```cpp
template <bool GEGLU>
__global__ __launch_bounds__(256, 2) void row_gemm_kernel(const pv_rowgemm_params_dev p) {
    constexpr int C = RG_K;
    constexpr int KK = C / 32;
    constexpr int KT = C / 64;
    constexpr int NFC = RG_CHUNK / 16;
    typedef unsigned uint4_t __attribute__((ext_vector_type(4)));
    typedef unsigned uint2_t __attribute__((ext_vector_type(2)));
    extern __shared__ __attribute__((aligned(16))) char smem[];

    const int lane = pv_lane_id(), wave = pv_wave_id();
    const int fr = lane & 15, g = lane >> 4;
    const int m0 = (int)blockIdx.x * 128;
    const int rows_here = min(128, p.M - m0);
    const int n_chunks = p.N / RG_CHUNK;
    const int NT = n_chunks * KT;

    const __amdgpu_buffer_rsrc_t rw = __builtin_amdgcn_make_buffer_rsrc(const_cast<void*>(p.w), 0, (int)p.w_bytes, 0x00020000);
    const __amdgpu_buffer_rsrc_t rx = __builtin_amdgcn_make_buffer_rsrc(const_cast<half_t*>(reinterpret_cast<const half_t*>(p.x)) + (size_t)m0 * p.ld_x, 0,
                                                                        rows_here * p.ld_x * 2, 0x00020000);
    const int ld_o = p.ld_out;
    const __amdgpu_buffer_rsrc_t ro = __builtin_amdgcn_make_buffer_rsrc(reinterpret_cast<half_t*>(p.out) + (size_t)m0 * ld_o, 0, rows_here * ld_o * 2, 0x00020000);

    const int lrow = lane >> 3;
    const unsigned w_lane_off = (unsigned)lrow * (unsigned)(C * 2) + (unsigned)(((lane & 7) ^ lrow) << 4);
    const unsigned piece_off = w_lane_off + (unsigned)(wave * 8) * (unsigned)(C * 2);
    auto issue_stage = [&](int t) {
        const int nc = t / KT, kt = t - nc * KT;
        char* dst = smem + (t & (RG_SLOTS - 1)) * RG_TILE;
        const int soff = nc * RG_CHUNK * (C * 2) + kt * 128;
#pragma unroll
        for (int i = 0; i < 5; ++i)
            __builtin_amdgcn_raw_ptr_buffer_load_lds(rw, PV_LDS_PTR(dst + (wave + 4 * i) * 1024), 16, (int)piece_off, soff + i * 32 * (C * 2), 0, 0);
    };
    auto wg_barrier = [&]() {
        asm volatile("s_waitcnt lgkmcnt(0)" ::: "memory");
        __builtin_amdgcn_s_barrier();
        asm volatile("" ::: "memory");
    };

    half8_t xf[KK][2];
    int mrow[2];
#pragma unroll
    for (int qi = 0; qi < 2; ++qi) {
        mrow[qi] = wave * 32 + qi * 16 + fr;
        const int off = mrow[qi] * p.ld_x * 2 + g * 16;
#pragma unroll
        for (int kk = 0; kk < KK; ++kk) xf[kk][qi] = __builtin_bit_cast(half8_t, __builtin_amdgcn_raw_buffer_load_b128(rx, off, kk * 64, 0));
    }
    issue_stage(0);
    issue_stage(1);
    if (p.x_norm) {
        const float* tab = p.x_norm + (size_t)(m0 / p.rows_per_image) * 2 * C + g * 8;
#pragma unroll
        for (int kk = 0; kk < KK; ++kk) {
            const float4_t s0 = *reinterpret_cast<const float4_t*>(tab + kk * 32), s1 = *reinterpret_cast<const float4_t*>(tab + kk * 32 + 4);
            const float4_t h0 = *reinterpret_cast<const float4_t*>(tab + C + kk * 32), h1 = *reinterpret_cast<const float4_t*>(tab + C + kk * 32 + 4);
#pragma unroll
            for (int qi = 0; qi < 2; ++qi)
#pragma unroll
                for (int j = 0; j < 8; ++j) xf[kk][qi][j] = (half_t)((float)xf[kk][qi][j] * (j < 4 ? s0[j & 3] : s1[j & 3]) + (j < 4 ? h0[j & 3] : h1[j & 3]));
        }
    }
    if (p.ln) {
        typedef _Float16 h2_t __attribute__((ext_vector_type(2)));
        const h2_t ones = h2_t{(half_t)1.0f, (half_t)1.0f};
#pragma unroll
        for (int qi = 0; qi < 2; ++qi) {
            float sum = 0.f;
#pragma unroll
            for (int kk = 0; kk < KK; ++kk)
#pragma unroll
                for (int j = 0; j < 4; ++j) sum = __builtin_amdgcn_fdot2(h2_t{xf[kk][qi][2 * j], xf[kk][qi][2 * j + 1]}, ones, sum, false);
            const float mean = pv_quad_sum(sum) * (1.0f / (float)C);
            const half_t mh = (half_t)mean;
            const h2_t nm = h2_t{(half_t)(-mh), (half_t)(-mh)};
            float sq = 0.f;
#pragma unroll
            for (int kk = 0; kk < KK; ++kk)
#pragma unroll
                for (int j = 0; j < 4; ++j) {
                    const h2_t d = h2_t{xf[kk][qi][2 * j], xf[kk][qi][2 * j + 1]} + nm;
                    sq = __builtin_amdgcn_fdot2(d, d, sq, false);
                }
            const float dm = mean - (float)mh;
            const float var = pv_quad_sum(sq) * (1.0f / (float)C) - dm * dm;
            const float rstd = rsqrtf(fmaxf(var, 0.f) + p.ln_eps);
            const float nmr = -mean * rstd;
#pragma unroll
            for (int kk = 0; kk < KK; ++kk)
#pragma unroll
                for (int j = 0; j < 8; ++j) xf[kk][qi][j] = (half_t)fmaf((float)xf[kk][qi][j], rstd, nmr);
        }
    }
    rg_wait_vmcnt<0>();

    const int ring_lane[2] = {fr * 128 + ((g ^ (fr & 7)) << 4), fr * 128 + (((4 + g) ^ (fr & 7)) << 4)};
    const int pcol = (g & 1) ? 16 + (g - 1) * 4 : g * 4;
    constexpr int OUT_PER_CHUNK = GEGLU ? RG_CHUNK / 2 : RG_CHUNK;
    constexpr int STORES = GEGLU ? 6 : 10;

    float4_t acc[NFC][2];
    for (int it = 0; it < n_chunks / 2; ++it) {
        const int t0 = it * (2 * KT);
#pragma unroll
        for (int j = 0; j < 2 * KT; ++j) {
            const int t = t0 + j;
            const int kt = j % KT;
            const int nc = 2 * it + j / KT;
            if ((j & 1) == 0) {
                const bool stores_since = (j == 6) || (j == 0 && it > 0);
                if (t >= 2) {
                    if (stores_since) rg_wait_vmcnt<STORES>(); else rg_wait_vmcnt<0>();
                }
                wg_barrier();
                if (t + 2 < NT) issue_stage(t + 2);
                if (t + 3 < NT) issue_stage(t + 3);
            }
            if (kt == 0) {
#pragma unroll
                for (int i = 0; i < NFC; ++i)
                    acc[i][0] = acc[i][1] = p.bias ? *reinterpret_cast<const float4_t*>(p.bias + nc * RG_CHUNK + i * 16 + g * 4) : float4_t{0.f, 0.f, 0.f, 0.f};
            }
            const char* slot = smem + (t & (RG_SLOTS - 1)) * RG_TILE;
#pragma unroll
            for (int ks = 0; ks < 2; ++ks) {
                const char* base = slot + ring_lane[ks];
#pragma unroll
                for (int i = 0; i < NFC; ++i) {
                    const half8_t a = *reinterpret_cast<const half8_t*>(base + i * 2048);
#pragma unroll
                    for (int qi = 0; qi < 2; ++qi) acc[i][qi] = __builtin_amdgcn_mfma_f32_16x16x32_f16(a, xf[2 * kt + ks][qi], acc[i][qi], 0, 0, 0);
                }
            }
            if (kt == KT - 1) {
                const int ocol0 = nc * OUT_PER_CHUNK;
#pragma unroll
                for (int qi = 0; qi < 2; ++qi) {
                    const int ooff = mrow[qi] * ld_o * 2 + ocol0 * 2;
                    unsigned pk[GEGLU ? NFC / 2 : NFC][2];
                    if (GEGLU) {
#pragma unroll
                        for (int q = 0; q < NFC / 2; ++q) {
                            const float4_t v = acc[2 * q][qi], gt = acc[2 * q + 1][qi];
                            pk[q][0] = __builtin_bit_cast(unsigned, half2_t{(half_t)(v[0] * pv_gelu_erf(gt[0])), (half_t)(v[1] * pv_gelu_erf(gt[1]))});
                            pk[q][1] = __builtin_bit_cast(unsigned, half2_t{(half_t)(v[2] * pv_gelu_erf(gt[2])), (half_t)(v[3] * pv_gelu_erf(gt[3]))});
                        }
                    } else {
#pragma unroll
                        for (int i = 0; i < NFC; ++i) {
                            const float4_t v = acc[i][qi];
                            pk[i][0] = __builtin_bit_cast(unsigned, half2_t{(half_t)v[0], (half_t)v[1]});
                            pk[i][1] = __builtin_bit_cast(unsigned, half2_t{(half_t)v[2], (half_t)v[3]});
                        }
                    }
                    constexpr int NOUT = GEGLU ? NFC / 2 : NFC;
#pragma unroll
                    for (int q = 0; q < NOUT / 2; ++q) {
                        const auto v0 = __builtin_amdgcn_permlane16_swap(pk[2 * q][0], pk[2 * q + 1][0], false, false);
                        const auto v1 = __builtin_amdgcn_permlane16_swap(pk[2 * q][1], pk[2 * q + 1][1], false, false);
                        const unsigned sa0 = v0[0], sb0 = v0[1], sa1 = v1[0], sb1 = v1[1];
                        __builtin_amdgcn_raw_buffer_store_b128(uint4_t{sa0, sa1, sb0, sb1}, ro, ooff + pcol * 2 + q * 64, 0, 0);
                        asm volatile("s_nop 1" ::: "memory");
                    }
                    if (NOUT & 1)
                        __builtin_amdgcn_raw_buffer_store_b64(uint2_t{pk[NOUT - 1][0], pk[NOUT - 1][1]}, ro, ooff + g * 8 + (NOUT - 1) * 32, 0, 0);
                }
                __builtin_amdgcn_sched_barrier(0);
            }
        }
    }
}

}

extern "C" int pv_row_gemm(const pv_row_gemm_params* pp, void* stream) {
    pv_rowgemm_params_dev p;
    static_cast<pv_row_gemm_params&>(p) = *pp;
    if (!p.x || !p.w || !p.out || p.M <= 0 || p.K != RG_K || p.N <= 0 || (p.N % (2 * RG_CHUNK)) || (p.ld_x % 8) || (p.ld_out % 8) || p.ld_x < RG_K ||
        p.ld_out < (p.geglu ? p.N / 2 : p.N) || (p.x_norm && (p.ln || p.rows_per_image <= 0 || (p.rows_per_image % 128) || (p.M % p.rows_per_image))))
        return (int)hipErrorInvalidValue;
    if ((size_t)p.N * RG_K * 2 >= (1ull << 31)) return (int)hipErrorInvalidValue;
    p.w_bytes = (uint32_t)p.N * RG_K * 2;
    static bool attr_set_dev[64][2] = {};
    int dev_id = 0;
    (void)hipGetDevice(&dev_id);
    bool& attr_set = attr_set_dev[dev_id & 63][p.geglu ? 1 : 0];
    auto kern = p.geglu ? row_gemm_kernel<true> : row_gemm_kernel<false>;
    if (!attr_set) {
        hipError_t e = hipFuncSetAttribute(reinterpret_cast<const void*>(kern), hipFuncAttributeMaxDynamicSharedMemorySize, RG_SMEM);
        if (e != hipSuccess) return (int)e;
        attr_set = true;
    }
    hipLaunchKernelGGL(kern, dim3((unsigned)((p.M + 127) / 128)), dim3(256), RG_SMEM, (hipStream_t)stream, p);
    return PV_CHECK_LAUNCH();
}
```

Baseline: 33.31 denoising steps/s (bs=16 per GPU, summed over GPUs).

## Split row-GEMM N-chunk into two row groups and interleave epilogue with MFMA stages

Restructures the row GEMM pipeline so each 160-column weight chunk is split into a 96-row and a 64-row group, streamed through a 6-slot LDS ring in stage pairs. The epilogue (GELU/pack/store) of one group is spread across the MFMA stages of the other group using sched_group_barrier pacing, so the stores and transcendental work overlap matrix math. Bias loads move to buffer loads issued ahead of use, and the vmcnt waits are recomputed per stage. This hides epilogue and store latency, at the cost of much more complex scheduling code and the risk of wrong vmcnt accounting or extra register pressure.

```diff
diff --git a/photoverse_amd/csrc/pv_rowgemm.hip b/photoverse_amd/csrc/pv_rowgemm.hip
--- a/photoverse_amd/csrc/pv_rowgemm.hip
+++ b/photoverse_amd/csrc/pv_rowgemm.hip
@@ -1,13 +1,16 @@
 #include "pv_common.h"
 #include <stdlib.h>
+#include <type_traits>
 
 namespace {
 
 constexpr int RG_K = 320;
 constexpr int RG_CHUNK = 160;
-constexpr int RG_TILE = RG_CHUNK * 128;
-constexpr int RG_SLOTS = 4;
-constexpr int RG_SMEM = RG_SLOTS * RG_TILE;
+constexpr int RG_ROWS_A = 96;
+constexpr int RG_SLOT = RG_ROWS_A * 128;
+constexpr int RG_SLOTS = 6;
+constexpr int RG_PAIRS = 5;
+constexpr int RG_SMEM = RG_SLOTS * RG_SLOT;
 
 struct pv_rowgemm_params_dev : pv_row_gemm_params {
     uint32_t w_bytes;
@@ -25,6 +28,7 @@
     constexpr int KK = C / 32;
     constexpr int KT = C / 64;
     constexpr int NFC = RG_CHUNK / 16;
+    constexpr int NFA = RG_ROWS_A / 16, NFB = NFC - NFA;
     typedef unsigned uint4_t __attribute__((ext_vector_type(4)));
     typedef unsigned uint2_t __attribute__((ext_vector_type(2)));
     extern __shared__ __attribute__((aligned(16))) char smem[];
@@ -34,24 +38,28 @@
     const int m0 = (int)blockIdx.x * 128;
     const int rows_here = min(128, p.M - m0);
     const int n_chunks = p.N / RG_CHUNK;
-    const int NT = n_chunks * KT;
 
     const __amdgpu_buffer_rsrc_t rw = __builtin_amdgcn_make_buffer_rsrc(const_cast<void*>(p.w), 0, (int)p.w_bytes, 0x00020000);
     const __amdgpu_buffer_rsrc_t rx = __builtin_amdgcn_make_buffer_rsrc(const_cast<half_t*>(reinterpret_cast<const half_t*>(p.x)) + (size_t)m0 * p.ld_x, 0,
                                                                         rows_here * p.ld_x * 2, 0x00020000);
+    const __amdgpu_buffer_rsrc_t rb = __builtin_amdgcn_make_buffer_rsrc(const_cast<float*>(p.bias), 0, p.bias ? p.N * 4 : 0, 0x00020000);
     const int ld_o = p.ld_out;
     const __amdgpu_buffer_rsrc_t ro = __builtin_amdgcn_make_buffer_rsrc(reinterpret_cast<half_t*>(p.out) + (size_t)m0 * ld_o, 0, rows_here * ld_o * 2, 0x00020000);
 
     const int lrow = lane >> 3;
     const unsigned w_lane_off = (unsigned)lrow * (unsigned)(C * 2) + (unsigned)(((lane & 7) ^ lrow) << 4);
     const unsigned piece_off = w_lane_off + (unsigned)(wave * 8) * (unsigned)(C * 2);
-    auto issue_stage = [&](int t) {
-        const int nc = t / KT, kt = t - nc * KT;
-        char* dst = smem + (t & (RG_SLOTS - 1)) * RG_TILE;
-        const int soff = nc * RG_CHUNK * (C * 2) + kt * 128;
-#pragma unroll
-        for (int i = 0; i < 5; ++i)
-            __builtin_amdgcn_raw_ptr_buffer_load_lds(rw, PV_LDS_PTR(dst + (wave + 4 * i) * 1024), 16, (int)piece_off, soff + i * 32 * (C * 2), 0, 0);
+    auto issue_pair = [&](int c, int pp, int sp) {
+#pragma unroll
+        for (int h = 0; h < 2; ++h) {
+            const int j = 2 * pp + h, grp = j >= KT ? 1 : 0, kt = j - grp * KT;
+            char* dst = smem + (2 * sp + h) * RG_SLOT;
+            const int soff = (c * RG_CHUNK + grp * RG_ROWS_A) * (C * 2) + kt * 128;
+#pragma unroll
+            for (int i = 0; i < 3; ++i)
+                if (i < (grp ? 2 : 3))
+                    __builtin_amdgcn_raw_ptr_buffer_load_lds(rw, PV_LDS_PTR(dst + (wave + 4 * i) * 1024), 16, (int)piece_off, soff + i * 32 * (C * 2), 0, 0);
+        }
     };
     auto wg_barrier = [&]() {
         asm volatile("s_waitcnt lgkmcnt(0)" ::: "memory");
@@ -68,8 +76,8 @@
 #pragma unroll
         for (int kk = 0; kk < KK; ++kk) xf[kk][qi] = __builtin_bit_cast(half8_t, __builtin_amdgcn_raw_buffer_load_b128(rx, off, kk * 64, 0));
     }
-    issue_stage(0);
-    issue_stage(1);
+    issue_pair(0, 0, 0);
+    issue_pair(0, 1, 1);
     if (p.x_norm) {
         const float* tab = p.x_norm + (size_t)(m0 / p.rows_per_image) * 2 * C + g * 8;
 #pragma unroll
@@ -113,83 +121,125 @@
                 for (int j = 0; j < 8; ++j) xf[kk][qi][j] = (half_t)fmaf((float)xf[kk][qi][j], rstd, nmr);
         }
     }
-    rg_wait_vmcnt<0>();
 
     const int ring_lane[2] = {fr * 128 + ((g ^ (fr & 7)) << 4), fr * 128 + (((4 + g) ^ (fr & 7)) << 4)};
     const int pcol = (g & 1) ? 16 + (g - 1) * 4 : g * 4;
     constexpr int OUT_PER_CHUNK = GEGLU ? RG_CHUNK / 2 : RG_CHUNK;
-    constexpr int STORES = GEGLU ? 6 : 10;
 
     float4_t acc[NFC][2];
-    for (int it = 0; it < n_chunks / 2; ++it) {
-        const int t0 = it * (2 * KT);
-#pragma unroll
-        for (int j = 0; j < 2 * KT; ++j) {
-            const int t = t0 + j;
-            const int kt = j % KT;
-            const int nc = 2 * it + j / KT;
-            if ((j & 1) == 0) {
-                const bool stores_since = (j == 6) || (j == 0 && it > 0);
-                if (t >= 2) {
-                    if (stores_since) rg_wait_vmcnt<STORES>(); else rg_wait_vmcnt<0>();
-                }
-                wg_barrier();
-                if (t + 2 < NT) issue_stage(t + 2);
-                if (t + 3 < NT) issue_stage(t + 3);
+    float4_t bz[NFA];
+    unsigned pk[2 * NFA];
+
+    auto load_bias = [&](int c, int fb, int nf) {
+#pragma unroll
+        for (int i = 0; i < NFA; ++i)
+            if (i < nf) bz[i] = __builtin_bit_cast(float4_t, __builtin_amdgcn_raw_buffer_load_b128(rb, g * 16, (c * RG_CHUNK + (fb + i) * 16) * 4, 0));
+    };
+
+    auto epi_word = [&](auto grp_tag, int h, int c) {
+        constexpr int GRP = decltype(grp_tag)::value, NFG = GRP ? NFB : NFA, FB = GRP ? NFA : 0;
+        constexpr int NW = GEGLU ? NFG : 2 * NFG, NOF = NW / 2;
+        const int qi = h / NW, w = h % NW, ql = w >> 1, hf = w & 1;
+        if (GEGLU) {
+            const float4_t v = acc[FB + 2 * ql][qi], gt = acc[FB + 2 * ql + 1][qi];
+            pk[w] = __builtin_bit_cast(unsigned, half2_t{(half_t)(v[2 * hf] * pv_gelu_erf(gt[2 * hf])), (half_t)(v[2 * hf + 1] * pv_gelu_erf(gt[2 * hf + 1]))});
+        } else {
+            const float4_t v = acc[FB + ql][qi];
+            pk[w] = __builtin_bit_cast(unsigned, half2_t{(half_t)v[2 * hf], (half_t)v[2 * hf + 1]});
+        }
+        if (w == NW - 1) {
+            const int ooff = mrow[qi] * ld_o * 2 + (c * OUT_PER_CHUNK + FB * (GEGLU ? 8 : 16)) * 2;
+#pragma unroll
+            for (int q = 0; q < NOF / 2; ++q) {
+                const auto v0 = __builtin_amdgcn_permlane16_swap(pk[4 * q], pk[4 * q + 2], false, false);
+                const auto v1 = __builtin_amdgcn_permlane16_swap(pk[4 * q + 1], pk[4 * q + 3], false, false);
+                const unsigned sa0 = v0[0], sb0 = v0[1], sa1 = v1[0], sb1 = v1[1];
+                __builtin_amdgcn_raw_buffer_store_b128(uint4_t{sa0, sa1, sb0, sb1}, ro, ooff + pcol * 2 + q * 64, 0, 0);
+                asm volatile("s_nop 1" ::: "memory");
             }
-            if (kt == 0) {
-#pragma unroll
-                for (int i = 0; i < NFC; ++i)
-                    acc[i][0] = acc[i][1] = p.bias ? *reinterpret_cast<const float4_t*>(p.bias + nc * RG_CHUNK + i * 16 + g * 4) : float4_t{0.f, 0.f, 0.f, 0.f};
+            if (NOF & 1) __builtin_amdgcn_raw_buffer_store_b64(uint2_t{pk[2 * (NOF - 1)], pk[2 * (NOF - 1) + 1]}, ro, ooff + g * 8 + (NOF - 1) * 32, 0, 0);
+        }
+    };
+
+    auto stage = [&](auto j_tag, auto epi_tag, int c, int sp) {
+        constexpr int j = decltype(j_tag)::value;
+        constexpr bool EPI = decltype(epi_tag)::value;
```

### [TASK BRIEF]
Could you find every line in the records above that has the string "ones" and copy it?

### [ANSWER BOX]
        const h2_t ones = h2_t{(half_t)1.0f, (half_t)1.0f};
                for (int j = 0; j < 4; ++j) sum = __builtin_amdgcn_fdot2(h2_t{xf[kk][qi][2 * j], xf[kk][qi][2 * j + 1]}, ones, sum, false);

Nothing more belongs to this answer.